Bütçe açığını kapatmak için hükümet Merkez Bankası’ndan borç alabilir, para basabilir veya piyasaya borçlanır. Her durumda para arzı artar. Devlete borç verenler tasarruflarından verir. Bu borç, kamu harcamaları yoluyla tüketimi artırır. Enflasyonist etkisi ortaya çıkar.
Bütçe açığı ve devletin borçlanması, piyasa faiz oranlarını artırır, bütçe açıkları da artar. Dahası devletin aşırı borçlanmasının özel sektörü dışlayıcı etkisi vardır. Özel sektör mal ve hizmet arzı daralır. Maliyet artışları fiyatlara yansır.

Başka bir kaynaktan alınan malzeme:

+           "bk_bam_open", "bk_bam_header", "bk_bam_decode", "bk_bam_close", "bk_bam_extract", "bk_bam_names_free", "bk_bam_reads", "bk_reads_free", "bk_bam_decode_device", "bk_bam_decode_device_part", "bk_bam_decode_device_ctx", "bk_bam_dev_free", "bk_feed_release_caches", "bk_debug_bgzf_inflate", "bk_debug_std_sort", "bk_debug_scan", "bk_debug_radix_sort", "bk_debug_prims_info", "bk_debug_radix_sort_wide", "bk_debug_prims_wide_info", "bk_sort_forms", "bk_debug_ahc", "bk_debug_points", "bk_debug_points_groups", "bk_debug_cluster_info", "bk_debug_stream_info", "bk_debug_stream_blocks", "bk_debug_cigar", "bk_debug_vote", "bk_debug_region", "bk_shard_begin", "bk_shard_get_stats", "bk_shard_set_stats",
            "bk_shard_sd_local", "bk_shard_sd_finish", "bk_shard_buffer", "bk_shard_set_buffer", "bk_shard_group_sizes",
            "bk_shard_own_groups", "bk_shard_route_candidates", "bk_shard_group_keys", "bk_shard_route_pairs", "bk_shard_group_pairs", "bk_shard_bp_cov", "bk_shard_bp_vote", "bk_shard_bp_vote_slice", "bk_shard_bp_set_voted", "bk_shard_bp_depth", "bk_shard_bp_finish"]
 
@@ -103,6 +103,8 @@
         L.bk_debug_scan.argtypes = [vp, C.c_int, vp, C.c_uint64, C.c_int, vp]
         L.bk_debug_radix_sort.argtypes = [vp, vp, vp, C.c_uint64, C.c_int, C.c_int, vp, vp]
         L.bk_debug_prims_info.argtypes = [u64p]
+        L.bk_debug_radix_sort_wide.argtypes = [vp, vp, vp, C.c_uint64, C.c_int, C.c_int, vp, vp]
+        L.bk_debug_prims_wide_info.argtypes = [u64p]
         L.bk_sort_forms.argtypes = [vp, u64p]
         L.bk_debug_ahc.argtypes = [vp, vp, vp, C.c_uint32, C.c_double, vp, vp, C.POINTER(C.c_uint32)]
         L.bk_debug_points.argtypes = [vp, C.c_int, vp, vp, C.c_uint32, C.c_double, vp, vp, C.POINTER(C.c_uint32)]
@@ -220,6 +222,14 @@
     return dict(zip(("BLOCK", "SCAN_TILE", "SCAN_ONE_MAX", "RS_TILE"), (int(v) for v in out)))
 
 
+def prims_wide_info():
+    out = (C.c_uint64 * 4)()
+    rc = lib().bk_debug_prims_wide_info(out)
+    if rc != 0:
+        raise BreakIDError(rc, "bk_debug_prims_wide_info")
+    return dict(zip(("WIDE_TILE", "WIDE_BLOCK", "WIDE_DIGIT_BITS", "WIDE_ONE_SCAN_KEYS"), (int(v) for v in out)))
+
+
 def cluster_info():
     out = (C.c_uint64 * 2)()
     rc = lib().bk_debug_cluster_info(out)
@@ -737,6 +747,16 @@
         ko, vo = np.zeros(n, np.uint64), np.zeros(n, np.uint32)
         self._check(self.L.bk_debug_radix_sort(self.h, keys.ctypes.data if n else None, vals.ctypes.data if n else None, n, int(begin_bit), int(end_bit),
                                                ko.ctypes.data if n else None, vo.ctypes.data if n else None))
+        return ko, vo
+
+    def debug_radix_sort_wide(self, keys, vals, begin_bit, end_bit):
+        keys = np.ascontiguousarray(keys, np.uint64)
+        vals = np.ascontiguousarray(vals, np.uint32)
+        assert keys.ndim == 1 and keys.shape == vals.shape
+        n = len(keys)
+        ko, vo = np.zeros(n, np.uint64), np.zeros(n, np.uint32)
+        self._check(self.L.bk_debug_radix_sort_wide(self.h, keys.ctypes.data if n else None, vals.ctypes.data if n else None, n, int(begin_bit), int(end_bit),
+                                                    ko.ctypes.data if n else None, vo.ctypes.data if n else None))
         return ko, vo
 
     def sort_forms(self):
diff --git a/breakid_amd/csrc/api.hip b/breakid_amd/csrc/api.hip
--- a/breakid_amd/csrc/api.hip
+++ b/breakid_amd/csrc/api.hip
@@ -176,6 +176,7 @@
   std::vector<struct bk_cigar_gap> f_gaps;
 
   prims::RadixBufs dbg_radix;
+  prims::WideRadixBufs dbg_wide;
   DevBuf dbg_in, dbg_out, dbg_vals;
 
   std::vector<bk_pair> f_pairs[3];
@@ -2425,6 +2426,39 @@
   out[1] = prims::SCAN_TILE;
   out[2] = prims::SCAN_ONE_MAX;
   out[3] = prims::RS_TILE;
+  return BK_OK;
+}
+
+int bk_debug_radix_sort_wide(bk_ctx *ctx, const uint64_t *keys, const uint32_t *vals, uint64_t n, int begin_bit, int end_bit, uint64_t *keys_out, uint32_t *vals_out)
+{
+  return guarded(ctx, [&] {
+    if (n && (!keys || !vals || !keys_out || !vals_out)) throw bk_error(BK_ERR_ARG, "bk_debug_radix_sort_wide: null argument");
+    if (begin_bit < 0 || end_bit > 64) throw bk_error(BK_ERR_ARG, "bk_debug_radix_sort_wide: bits outside [0, 64]");
+    prims::radix_check_count(n);
+    if (!n) return;
+    prims::WideRadixBufs &rb = ctx->dbg_wide;
+    uint64_t *dk = ctx->dbg_in.as<uint64_t>(n);
+    uint32_t *dv = ctx->dbg_vals.as<uint32_t>(n);
+    HIP_CHECK(hipMemsetAsync(rb.keys_alt.as<uint64_t>(n), 0xA5, n * 8, ctx->st));
+    HIP_CHECK(hipMemsetAsync(rb.vals_alt.as<uint32_t>(n), 0xA5, n * 4, ctx->st));
+    HIP_CHECK(hipMemcpyAsync(dk, keys, n * 8, hipMemcpyHostToDevice, ctx->st));
+    HIP_CHECK(hipMemcpyAsync(dv, vals, n * 4, hipMemcpyHostToDevice, ctx->st));
+    uint64_t *ko = nullptr;
+    uint32_t *vo = nullptr;
+    prims::radix_sort_pairs_wide(dk, dv, n, begin_bit, end_bit, rb, ctx->st, &ko, &vo);
+    HIP_CHECK(hipMemcpyAsync(keys_out, ko, n * 8, hipMemcpyDeviceToHost, ctx->st));
+    HIP_CHECK(hipMemcpyAsync(vals_out, vo, n * 4, hipMemcpyDeviceToHost, ctx->st));
+    HIP_CHECK(hipStreamSynchronize(ctx->st));
+  });
+}
+
+int bk_debug_prims_wide_info(uint64_t out[4])
+{
+  if (!out) return BK_ERR_ARG;
+  out[0] = prims::WIDE_TILE;
+  out[1] = prims::WIDE_BLOCK;
+  out[2] = prims::WIDE_DIGIT_BITS;
+  out[3] = (uint64_t) prims::WIDE_TILE * (prims::SCAN_ONE_MAX >> prims::WIDE_DIGIT_BITS);
   return BK_OK;
 }
 
diff --git a/breakid_amd/csrc/bp.h b/breakid_amd/csrc/bp.h
--- a/breakid_amd/csrc/bp.h
+++ b/breakid_amd/csrc/bp.h
@@ -1,6 +1,7 @@
 #pragma once
 #include "bk_common.h"
 #include "prims.h"
+#include "prims_wide.h"
 
 template <class Less> __device__ __forceinline__ uint64_t wave_lower(uint64_t lo, uint64_t hi, Less less)
 {
@@ -73,7 +74,7 @@
 struct BpBufs
 {
   DevBuf samp, key, val, kmax, lexbase, slotbase, an, as1, as2, amin1, amax1, amin2, amax2, atype, keep, off, tmpc, work, nmatch, moff, err, emit, ecount, scan_tmp, cov, depth, voted, nvalid, maxrec;
-  prims::RadixBufs radix;
+  prims::WideRadixBufs wide;
 };
 
 uint64_t count_valid_clusters(const bk_cluster *cl, uint64_t ncl, BpBufs &b, hipStream_t st);
diff --git a/breakid_amd/csrc/bp.hip b/breakid_amd/csrc/bp.hip
--- a/breakid_amd/csrc/bp.hip
+++ b/breakid_amd/csrc/bp.hip
@@ -632,7 +632,7 @@
   }
   uint64_t *ks;
   uint32_t *vs;
-  prims::radix_sort_pairs(key, val, n, 0, rec_bits, b.radix, st, &ks, &vs);
+  prims::radix_sort_pairs_wide(key, val, n, 0, rec_bits, b.wide, st, &ks, &vs);
   hipLaunchKernelGGL(k_split_gather, dim3(nb(n)), dim3(256), 0, st, unsorted, vs, n, sorted);
 }
 
diff --git a/breakid_amd/csrc/join.h b/breakid_amd/csrc/join.h
--- a/breakid_amd/csrc/join.h
+++ b/breakid_amd/csrc/join.h
@@ -1,12 +1,14 @@
 #pragma once
 #include "bk_common.h"
 #include "prims.h"
+#include "prims_wide.h"
 #include <vector>
 
 struct JoinBufs
 {
   DevBuf counter, unsorted, okey, oval, key, val, pairs, gof, gflag, gscan, gstart, gkey, scan_tmp, route_cand, route_cnt, route_pairs, route_off, maxrec, key2, val2;
   prims::RadixBufs radix;
+  prims::WideRadixBufs wide;
   int rec_bits = 32;
   int rec_bits_eff = 32;
 };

3- Bu bütçe ile Kamu harcamalarında etkinlik ve verimlilik düşük kalacaktır.
Kamu giderlerine göre bakarsak devletin ekonomi içindeki payı yüzde 34,15 yüksektir. Buna karşılık devletin iş yapma kapasitesi düşüktür.

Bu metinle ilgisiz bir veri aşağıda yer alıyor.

## Precompute HDRI per-row/column trig tables and skip BRDF sampling on last bounce

Adds a small device table of per-column (cos/sin of phi, texel index) and per-row (cos theta, sqrt, sine pdf) values for the HDRI. NEE light sampling and the MIS pdf now look these up instead of evaluating sin/cos per sample. It also reuses the sampled HDRI texel value for the pdf instead of fetching it twice. A third change skips DisneySample, DisneyPdf, DisneyEval and the next-ray setup on the final bounce, since that ray is never traced. The costs are an extra table load per sample and slightly different float paths.

```diff
diff --git a/elevenrender_amd/abi.py b/elevenrender_amd/abi.py
--- a/elevenrender_amd/abi.py
+++ b/elevenrender_amd/abi.py
@@ -529,6 +529,8 @@
     "er_debug_trace_rays": (C.c_int, [_P, _FP, _FP, C.c_uint32, _IP, _FP, _IP, _IP, _FP, _FP, _IP]),
     "er_debug_trace_pixel": (C.c_int, [_P, C.c_uint32, C.POINTER(ErTraceRec), C.c_int, C.POINTER(C.c_int)]),
     "er_debug_read_light_table": (C.c_int, [_P, _IP, _FP, C.c_uint32]),
+    "er_debug_read_hdri_trig": (C.c_int, [_P, _UP, C.c_uint32, _UP, C.c_uint32]),
+    "er_debug_hdri_trig_host": (C.c_int, [C.c_int32, C.c_int32, _UP, _UP]),
     "er_debug_set_host_alloc_limit": (None, [C.c_uint64]),
     "er_debug_set_gpu_build_failure": (None, [C.c_int]),
     "er_debug_closest_hit": (C.c_int, [_P, C.POINTER(C.c_float), C.POINTER(C.c_float), C.c_uint32, C.POINTER(C.c_int32), C.POINTER(C.c_float),
diff --git a/elevenrender_amd/csrc/er_api.cpp b/elevenrender_amd/csrc/er_api.cpp
--- a/elevenrender_amd/csrc/er_api.cpp
+++ b/elevenrender_amd/csrc/er_api.cpp
@@ -354,8 +354,19 @@
     if ((rc = upload(s->d_tex_pool, pool.data(), pool.size(), s->stream)) != ER_OK) return rc;
     s->tex_pool_cap = pool.size();
     if ((rc = upload(s->d_cdf, s->hdri_cdf.data(), s->hdri_cdf.size(), s->stream)) != ER_OK) return rc;
+    return upload_hdri_guide(s, B);
+}
+
+int upload_hdri_guide(ErScene* s, BeginStaging& B) {
+    int rc;
     s->kept.buckets = er_build_cdf_guide(s->hdri_cdf.data(), s->hdri_tex.width * s->hdri_tex.height, B.guide);
-    return upload(s->d_guide, B.guide.data(), B.guide.size(), s->stream);
+    const size_t at = (B.guide.size() + 3) & ~(size_t)3;
+    B.guide.resize(at + erd::hdri_trig_words(s->kept.hdri.width, s->kept.hdri.height), 0u);
+    if ((rc = upload(s->d_guide, B.guide.data(), B.guide.size(), s->stream)) != ER_OK) return rc;
+    s->kept.trig_at = at;
+    er_launch_hdri_trig(s->kept.hdri, s->d_guide.p + at, s->stream);
+    HIP_TRY(hipGetLastError());
+    return ER_OK;
 }
 
 int begin_emitters(ErScene* s, BeginStaging& B, const char* who) {
@@ -492,6 +503,7 @@
     D.hdri_guide = s->d_guide.p;
     D.hdri_buckets = s->kept.buckets;
     D.hdri_radiance_sum = s->hdri_radiance_sum;
+    D.hdri_trig = getenv("ER_HDRI_TRIG_ON_DEVICE") ? nullptr : s->d_guide.p + s->kept.trig_at;
     D.cam = s->camera;
     D.x_res = s->x_res;
     D.y_res = s->y_res;
diff --git a/elevenrender_amd/csrc/er_api_edit.cpp b/elevenrender_amd/csrc/er_api_edit.cpp
--- a/elevenrender_amd/csrc/er_api_edit.cpp
+++ b/elevenrender_amd/csrc/er_api_edit.cpp
@@ -240,8 +240,7 @@
     }
     if (what & ER_EDIT_HDRI) {
         if ((rc = upload(s->d_cdf, s->hdri_cdf.data(), s->hdri_cdf.size(), s->stream)) != ER_OK) return rc;
-        s->kept.buckets = er_build_cdf_guide(s->hdri_cdf.data(), s->hdri_tex.width * s->hdri_tex.height, B.guide);
-        if ((rc = upload(s->d_guide, B.guide.data(), B.guide.size(), s->stream)) != ER_OK) return rc;
+        if ((rc = upload_hdri_guide(s, B)) != ER_OK) return rc;
     }
     return ER_OK;
 }
diff --git a/elevenrender_amd/csrc/er_api_stages.h b/elevenrender_amd/csrc/er_api_stages.h
--- a/elevenrender_amd/csrc/er_api_stages.h
+++ b/elevenrender_amd/csrc/er_api_stages.h
@@ -1,5 +1,6 @@
 #pragma once
 #include "er_scene.h"
+#include "er_hdri_trig.h"
 
 namespace erh {
 
@@ -24,6 +25,7 @@
 bool accel_device_first(const ErScene* s);
 void accel_publish(ErScene* s, float up_ms);
 int upload_materials(ErScene* s, BeginStaging& B);
+int upload_hdri_guide(ErScene* s, BeginStaging& B);
 void plan_of_scene(const ErScene* s, TexPlan& P);
 int begin_emitters(ErScene* s, BeginStaging& B, const char* who);
 int begin_render_state(ErScene* s, BeginStaging& B, hipEvent_t uploads_done);
diff --git a/elevenrender_amd/csrc/er_bounce.inc b/elevenrender_amd/csrc/er_bounce.inc
--- a/elevenrender_amd/csrc/er_bounce.inc
+++ b/elevenrender_amd/csrc/er_bounce.inc
@@ -3,6 +3,9 @@
 #endif
 #ifndef ER_BOUNCE_SKIP_EQUAL
 #define ER_BOUNCE_SKIP_EQUAL true
+#endif
+#ifndef ER_BOUNCE_KEEP_LAST
+#define ER_BOUNCE_KEEP_LAST false
 #endif
 {
     const bool er_skip_equal = (ER_BOUNCE_SKIP_EQUAL) && S.trace_every_query == 0u;
@@ -19,7 +22,9 @@
         if (EXT) {
             F3 er_env = tex_filtered(S, S.hdri_tex, u, v);
             if (er_mis && prev_pdf >= 0.0f) {
-                const float er_ph = hdri_pdf(S, ermath::f2i(u * hw), ermath::f2i(v * hh));
+                const int er_mx = ermath::f2i(u * hw), er_my = ermath::f2i(v * hh);
+                const float er_ms = (S.hdri_trig != nullptr && (unsigned)er_my < (unsigned)hh) ? hdri_trig_rows(S)[er_my].sin_row : hdri_pdf_sine(S.hdri_tex, er_my);
+                const float er_ph = hdri_pdf_of(S, tex_coords(S, S.hdri_tex, er_mx, er_my), er_ms);
                 er_env = er_env * (1.0f / (1.0f + er_ph / prev_pdf));
                 if (COUNT) c_texels++;
             }
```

Bütçe iş bütçesi değil, bir transfer bütçesidir. Bütçe ödenekleri içinde personel, mal ve hizmet alımı ile yatırımların payı yüzde 40,99 dur. Transferlerin payı daha yüksek 43,84’tür.

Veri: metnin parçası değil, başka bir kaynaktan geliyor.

# Meng-333/SRADSGAN

Hardware: AMD Instinct MI355X
Metric: training images/sec (216x216, x4) (higher is better)
Workload: dtype f32 (split-bf16 products: 3 bf16 MFMA terms per fp32 multiply, fp32 accumulate)

## Files before the change

### sradsgan_amd/csrc/conv_fast_fprop.hip

```cpp
#include "conv_dev.h"

namespace srhip {

int g_fast_ablate = 0;


template <int BM, int BN, int WM, int WN, int BK, int MATH = 0>
__global__ __launch_bounds__(WM* WN * 64) void fast_conv_kernel(const float* __restrict__ src,
                                                                 const float* __restrict__ wt,
                                                                 const float* __restrict__ bias,
                                                                 const float* __restrict__ residual,
                                                                 const float* __restrict__ rowscale,
                                                                 const float* __restrict__ chanscale,
                                                                 const float* __restrict__ actmask,
                                                                 float* __restrict__ dst, FastGeom g, int nblk_m,
                                                                 int nblk_n) {
  constexpr int NT = WM * WN * 64;
  constexpr int WTM = BM / WM, WTN = BN / WN;
  constexpr int TM = WTM / 32, TN = WTN / 32;
  constexpr int LS = BK + 4;
  constexpr int QPR = BK / 4;
  constexpr int RPP = NT / QPR;
  constexpr int AR = (BM + RPP - 1) / RPP, BR = (BN + RPP - 1) / RPP;
  constexpr int STAGE = (BM + BN) * LS;
// ... 910 lines not shown
    const int orow = pt >> 16, ocol = pt & 0xffff;
    const int arow = orow < pg.PH ? orow * pg.PWP + ocol : 0;
#pragma unroll
    for (int sidx = 0; sidx < 9; ++sidx) {
      const int T = 2 * sidx + wk;
      const int par = T >= 9 ? 1 : 0, tap = T - 9 * par;
      const int th = tap / 3, tw = tap - 3 * th;
      const int a_th = (g.dh0 + th * g.dhs) - pg.lo_h, a_tw = (g.dw0 + tw * g.dws) - pg.lo_w;
      const int pr = arow + a_th * pg.PWP + a_tw;
      aoffS[sidx][t] = par * PATCH_B + pr * 64 + (((2 * khalf) ^ ((pr >> 2) & 3)) << 4);
    }
  }
  int boffk[TN];
#pragma unroll
  for (int u = 0; u < TN; ++u) {
    const int row = u * 32 + l31;
    boffk[u] = 2 * PATCH_B + wk * BSTAGE_B + row * 64 + (((2 * khalf) ^ ((row >> 2) & 3)) << 4);
  }
  f32x16 acc[TM][TN];
#pragma unroll
  for (int t = 0; t < TM; ++t)
#pragma unroll
    for (int u = 0; u < TN; ++u)
#pragma unroll
      for (int r = 0; r < 16; ++r) acc[t][u][r] = 0.f;

  auto do_step = [&](auto sc, auto lastc, int cc0) {
    constexpr int S = decltype(sc)::value;
    constexpr bool LAST = decltype(lastc)::value != 0;
    constexpr int NEWER = S == 0 ? 2 : S == 1 ? 4 : S == 2 ? 3 : (S >= 3 && S <= 5) ? 2 : S == 6 ? (LAST ? 2 : 4) : S == 7 ? (LAST ? 2 : 3) : (LAST ? 0 : 2);
    wait_vmcnt<NEWER>();
    asm volatile("s_waitcnt lgkmcnt(0)" ::: "memory");
    __builtin_amdgcn_s_barrier();
    asm volatile("" ::: "memory");
    if (S == 0) {
      issue_a(1, 0, cc0 + 1);
      issue_a(1, 1, cc0 + 1);
    }
    if (S == 1) issue_a(1, 2, cc0 + 1);
    if (!LAST && S == 5) {
      issue_a(0, 0, cc0 + 2);
      issue_a(0, 1, cc0 + 2);
    }
    if (!LAST && S == 6) issue_a(0, 2, cc0 + 2);
#pragma unroll
    for (int d = 0; d < 2; ++d) {
      constexpr int T0 = 2 * S + 4;
      const int T = T0 + d;
      if (T < 18) issue_b(T % NST, T % 9, cc0 + T / 9);
      else if (!LAST) issue_b(T % NST, (T - 18) % 9, cc0 + 2 + (T - 18) / 9);
    }
    if (S == 2) {
      convert_piece(1, 0);
      convert_piece(1, 1);
    }
    if (S == 3) convert_piece(1, 2);
    if (!LAST && S == 7) {
      convert_piece(0, 0);
      convert_piece(0, 1);
    }
    if (!LAST && S == 8) convert_piece(0, 2);
    const char* sb = lds + ((2 * S) % NST) * BSTAGE_B;
    bf16x8_t ah[TM], al[TM], bh[TN], bl[TN];
#pragma unroll
    for (int t = 0; t < TM; ++t) {
      ah[t] = *reinterpret_cast<const bf16x8_t*>(lds + aoffS[S][t]);
      al[t] = *reinterpret_cast<const bf16x8_t*>(lds + (aoffS[S][t] ^ 16));
    }
#pragma unroll
    for (int u = 0; u < TN; ++u) {
      bh[u] = *reinterpret_cast<const bf16x8_t*>(sb + boffk[u]);
      bl[u] = *reinterpret_cast<const bf16x8_t*>(sb + (boffk[u] ^ 16));
    }
#pragma unroll
    for (int i = 0; i < 3 * TM * TN; ++i) {
      const int grp = i / (TM * TN), t = (i % (TM * TN)) / TN, u = i % TN;
      acc[t][u] = mma16<0>(grp == 0 ? al[t] : ah[t], grp == 1 ? bl[u] : bh[u], acc[t][u]);
    }
  };
  auto do_pair = [&](auto lastc, int cc0) {
    do_step(IC<0>(), lastc, cc0);
    do_step(IC<1>(), lastc, cc0);
    do_step(IC<2>(), lastc, cc0);
    do_step(IC<3>(), lastc, cc0);
    do_step(IC<4>(), lastc, cc0);
    do_step(IC<5>(), lastc, cc0);
    do_step(IC<6>(), lastc, cc0);
    do_step(IC<7>(), lastc, cc0);
    do_step(IC<8>(), lastc, cc0);
  };

  wait_vmcnt<4>();
#pragma unroll
  for (int k = 0; k < MAXP; ++k) convert_piece(0, k);
  for (int cc0 = 0; cc0 + 2 < CC; cc0 += 2) do_pair(IC<0>(), cc0);
  do_pair(IC<1>(), CC - 2);

  __syncthreads();
  {
    float* xl = reinterpret_cast<float*>(lds);
#pragma unroll
    for (int t = 0; t < TM; ++t)
#pragma unroll
      for (int r = 0; r < 16; ++r) xl[((wave * TM + t) * 16 + r) * 64 + lane] = wk ? acc[t][0][r] : acc[t][1][r];
    __syncthreads();
    const int pw = wave ^ 1;
#pragma unroll
    for (int t = 0; t < TM; ++t)
#pragma unroll
      for (int r = 0; r < 16; ++r) {
        const float o = xl[((pw * TM + t) * 16 + r) * 64 + lane];
        acc[t][0][r] = (wk ? acc[t][1][r] : acc[t][0][r]) + o;
      }
    __syncthreads();
  }

  const int flags = EPI >= 0 ? EPI : g.flags;
  constexpr int WTN = 32;
  float* wl = reinterpret_cast<float*>(lds) + wave * (32 * WTN);
  constexpr int QPRW = WTN / 4;
  constexpr int NRD = 32 * QPRW / 64;
#pragma unroll
  for (int t = 0; t < TM; ++t) {
#pragma unroll
    for (int r = 0; r < 16; ++r) wl[((r & 3) + 8 * (r >> 2) + 4 * khalf) * WTN + l31] = acc[t][0][r];
    asm volatile("s_waitcnt lgkmcnt(0)" ::: "memory");
    float4 vq[NRD];
    EpiOps eo[NRD];
    unsigned dpx[NRD];
    int nq[NRD];
    bool okq[NRD];
#pragma unroll
    for (int j = 0; j < NRD; ++j) {
      const int idx = j * 64 + lane;
      const int row = idx / QPRW, cq = idx - row * QPRW;
      vq[j] = *reinterpret_cast<const float4*>(wl + row * WTN + cq * 4);
      const int r = wm * 64 + t * 32 + row;
      const int pt = pix_tab[r];
      const int orow = pt >> 16, ocol = pt & 0xffff;
      const int oh = oh0 + orow, ow = ow0 + ocol;
      const int n = n0 + wk * WTN + cq * 4;
      okq[j] = !(orow >= pg.PH || oh >= g.OH || ow >= g.OW || n >= g.K);
      dpx[j] = okq[j] ? (unsigned)((img * g.Hd + oh) * g.Wd + ow) : 0u;
      nq[j] = okq[j] ? n : 0;
      eo[j] = epi_fetch(dpx[j], nq[j], flags, g, bias, residual, nullptr, actmask, dst, false);
    }
#pragma unroll
    for (int j = 0; j < NRD; ++j)
      if (okq[j]) epi_finish(vq[j], eo[j], dpx[j], nq[j], flags, g, dst, false);
    if (t + 1 < TM) asm volatile("s_waitcnt lgkmcnt(0)" ::: "memory");
  }
}
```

Dahası bütçede yatırımların payı yüzde 7,48 olarak düşüktür. Devlet yatırımları tamamlayıcı yatırımlardır. Devlet altyapı yatırımı yapmazsa, özel sektörde fabrika yapmaz. Söz gelimi araba üretimi artıyorsa, devletin daha fazla otopark yapması gerekir.
Ayrıca Bütçede yatırım ödenekleri ile cari harcama ödenekleri arasında optimal denge yoktur. Yatırımların payının yüzde 7,48 olmasına karşın, cari harcamalarının payı daha yüksek 30,54’tür. Yatırım ve cari harcamalarının payı yüzde 100 eşit olması gerekmez ve fakat İki harcama arasında optimal denge olmayınca , kamuda atıl kaynak oluşur. Söz gelimi personel fazlası oluşur. Hizmet maliyetleri artar. Maliyet artışı fiyatlara yansır.
4- Tarım sektörü yine dışlandı.
AKP iktidarı 2006 yılında çıkardığı tarım kanunu Madde 21 de “Tarımsal destekleme programlarının finansmanı için bütçeden ayrılacak kaynak, gayrisafi millî hasılanın yüzde birinden az olamaz.” Deniliyor. Gerçekte ise b u kanuna kendisi de uymadı. Zira Seçim yılı olan 2007’de tarımsal desteklerin milli gelire oranı yüzde 1’in altında kaldı, yüzde 0,67 oldu. Üstelik bu pay bugüne kadar giderek azaldı. 2009 ve sonrasında yüzde 0,6’nın altında kaldı. 2018 yılında yüzde 0,40 oldu.
Şimdi 2025 bütçe teklifinde tarımsal destekler 135 milyar liradır. Milli gelire oranı;
135 Milyar lira /2025 GSYH =61 540 milyar lira = yüzde 0,22 eder. Yani kanunda öngörülenin beşte biridir.
Cevdet Yılmaz 2025 yılında bütçeden tarıma 706 milyar lira kaynak ayrıldığını söyledi; ancak bunun yalnızca 135 milyar lirası tarımsal destektir. Yatırım teşvikleri, faiz destekleri, KİT’lere aktarılan paralar, bütün sektörler için veriliyor.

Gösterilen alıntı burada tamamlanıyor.